Они пошли в спальни. Усталые ребята сидели вокруг настольной керосиновой лампы. Ночь была теплая, и окна были открыты. Котов что-то читал вслух ребятам. Он читал, смакуя каждое слово:

«Нашла подход. Поняла сердце малолетнего преступника».

— Это вы — преступники, — объяснял Котов слушателям, и те счастливо ухмылялись. Для многих из них это было первое по-настоящему увлекательное чтение.

«Котов — сорви-голова, но любит материнскую ласку».

— Лет шестнадцати девчонки, — добавлял от себя Котов.

«Я убеждена, что сделаю его кротким и нежным…»

— Котыч, не зевай! — восхищенно кричали ребята. Котов подморгнул — дескать, сообразим!

«Умнов молчалив, упрям, — продолжал он чтение. — Из него выйдет мыслитель. У Котова чистые, голубые глаза…»

— Дура, глаза описывает! — Котову чем-то сильно не понравилась такая характеристика его глаз.

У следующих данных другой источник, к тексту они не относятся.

@@ -283,19 +298,19 @@
                 for (int j = 0; j < NQ; ++j) wres[k][j] = src[(j * 9 + k) * 64 + lane];
         }
 #pragma unroll
-        for (int nt = 0; nt < 2; ++nt) {
+        for (int nt = 0; nt < OT; ++nt) {
             const int c = c0 + 16 * nt + 4 * kq;
             aff_sc[nt] = scale ? *reinterpret_cast<const float4*>(scale + c) : make_float4(1.f, 1.f, 1.f, 1.f);
             aff_bi[nt] = bias ? *reinterpret_cast<const float4*>(bias + c) : make_float4(0.f, 0.f, 0.f, 0.f);
         }
-        if (tid < 2 * NT * pp::CH)
-            reinterpret_cast<float*>(smem + PATCH0)[(tid >> 5) * PATCH_F + NPIX * pp::CH + (tid & 31)] = 0.f;
+        if (tid < 2 * NT * PCH)
+            reinterpret_cast<float*>(smem + PATCH0)[(tid / PCH) * PATCH_F + NPIX * PCH + (tid % PCH)] = 0.f;
         const TileXY T0 = tile_xy(0);
         issue_patch(T0, patch_b0);
         issue_table(T0, tab_b0);
         __builtin_amdgcn_s_waitcnt(0x0F70);
     }
-    f32x4 acc[4], done[2];
+    f32x4 acc[4], done[OT];
     const int my_p = pp_row_pixel(r16, m);
     const int my_y = my_p >> 3, my_x = my_p & 7;
 
@@ -307,7 +322,7 @@
         if (ho < Ho && wo < Wo) {
             float* dst = y + ((long)prev.tn * HWo + (long)ho * Wo + wo) * Cout + c0 + 4 * kq;
 #pragma unroll
-            for (int nt = 0; nt < 2; ++nt) {
+            for (int nt = 0; nt < OT; ++nt) {
                 const float4 sc = aff_sc[nt], bi = aff_bi[nt];
                 float4 v;
                 v.x = done[nt][0] * sc.x + bi.x; v.y = done[nt][1] * sc.y + bi.y;
@@ -318,9 +333,9 @@
         }
     };
 
-    float a[8];
+    float a[4 * NQD];
     f32x4 b[2][NQ];
-    f32x4 cv[8];
+    f32x4 cv[4 * NQD];
     float w00 = 0.f, w01 = 0.f, w10 = 0.f, w11 = 0.f;
     bool far_nxt = false;
     unsigned ad0 = 0, ad1 = 0, ad2 = 0, ad3 = 0;
@@ -347,10 +362,14 @@
 #endif
     };
     auto lds_corners = [&]() {
-        cv[0] = *(lds4)(uintptr_t)ad0; cv[1] = *(lds4)(uintptr_t)(ad0 ^ QX);
-        cv[2] = *(lds4)(uintptr_t)ad1; cv[3] = *(lds4)(uintptr_t)(ad1 ^ QX);
-        cv[4] = *(lds4)(uintptr_t)ad2; cv[5] = *(lds4)(uintptr_t)(ad2 ^ QX);
-        cv[6] = *(lds4)(uintptr_t)ad3; cv[7] = *(lds4)(uintptr_t)(ad3 ^ QX);
+        if constexpr (NQD == 2) {
+            cv[0] = *(lds4)(uintptr_t)ad0; cv[1] = *(lds4)(uintptr_t)(ad0 ^ QX);
+            cv[2] = *(lds4)(uintptr_t)ad1; cv[3] = *(lds4)(uintptr_t)(ad1 ^ QX);
+            cv[4] = *(lds4)(uintptr_t)ad2; cv[5] = *(lds4)(uintptr_t)(ad2 ^ QX);
+            cv[6] = *(lds4)(uintptr_t)ad3; cv[7] = *(lds4)(uintptr_t)(ad3 ^ QX);
+        } else {
+            cv[0] = *(lds4)(uintptr_t)ad0; cv[1] = *(lds4)(uintptr_t)ad1; cv[2] = *(lds4)(uintptr_t)ad2; cv[3] = *(lds4)(uintptr_t)ad3;
+        }
     };
     auto issue_reads = [&](auto FARC, int k, f32x4 (&bb)[NQ], bool want_w, int tn) {
         constexpr bool FAR = decltype(FARC)::value;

Увлеченные ребята не заметили, как вошли Мелихов и тетя Сима.

— Что это вы читаете? — неожиданно для всех задал вопрос Мелихов.

— Сочинения тети Симы, — невозмутимо ответил Котов. — Федор Григорьевич, тут и про вас есть — хотите прочту?

Тетя Сима вскрикнула и бросилась на Котова, но тот ловко отскочил и, приподняв рубаху, сунул тетрадки за штаны.

— Не мучьте! Отдайте! — умоляла тетя Сима.

— А сделаете меня нежным? — спросил Котов вкрадчиво.

— Тетя Сима, а какие у меня глаза?

— А я кто — мыслитель или дурак? — интересовался Почиталов.

Тетя Сима упала на подоконник и закрыла руками лицо. Умнов, до сих пор молча сидевший за столом и с удовольствием слушавший чтение Котова, теперь гневно крикнул:

— Ты подлец, Котов! Какое ты имеешь право чужие секреты воровать?.. Отдай!

Котов выразительно показал кулак. Но Умнов был не из робкого десятка. Он подскочил к Котову и вцепился в его рубашку. Котов быстро подмял его.

«Еще перережутся из-за этих дневников», подумал Мелихов.

На помощь Умнову бросилось несколько человек.

Мелихов крикнул:

— Разведите их!.. Чтобы этого безобразия не было!

Его послушались. Через несколько минут тете Симе вручили измятые тетрадки. Котов — его изрядно помяли — выбежал на улицу, и оттуда в окно донесся его крик:

— Пиши завещание, Умнов! Нынче худо тебе будет!

Тетя Сима, овладев своим сокровищем, поспешила к себе.

Мелихов остался с воспитанниками. Они держались теперь как виноватые. Он долго дружески пенял их за все сегодняшние скандалы. Вспомнил он и про ограбленную бабу.

— Мы не грабили, мы ее только попугали, — признавались со смехом ребята.

— Разве так можно пугать? Нам нужно держать ухо востро, — говорил Мелихов. — Мужики вас боятся и ненавидят. Вы для них жулики. А нужно заслужить у них доверие. Вот вы пошутили, а разве вам поверят?.. Не узелки воровать да старух пугать — наше дело, а наше дело — хорошо работать, вот тогда нам от всех будет доверие.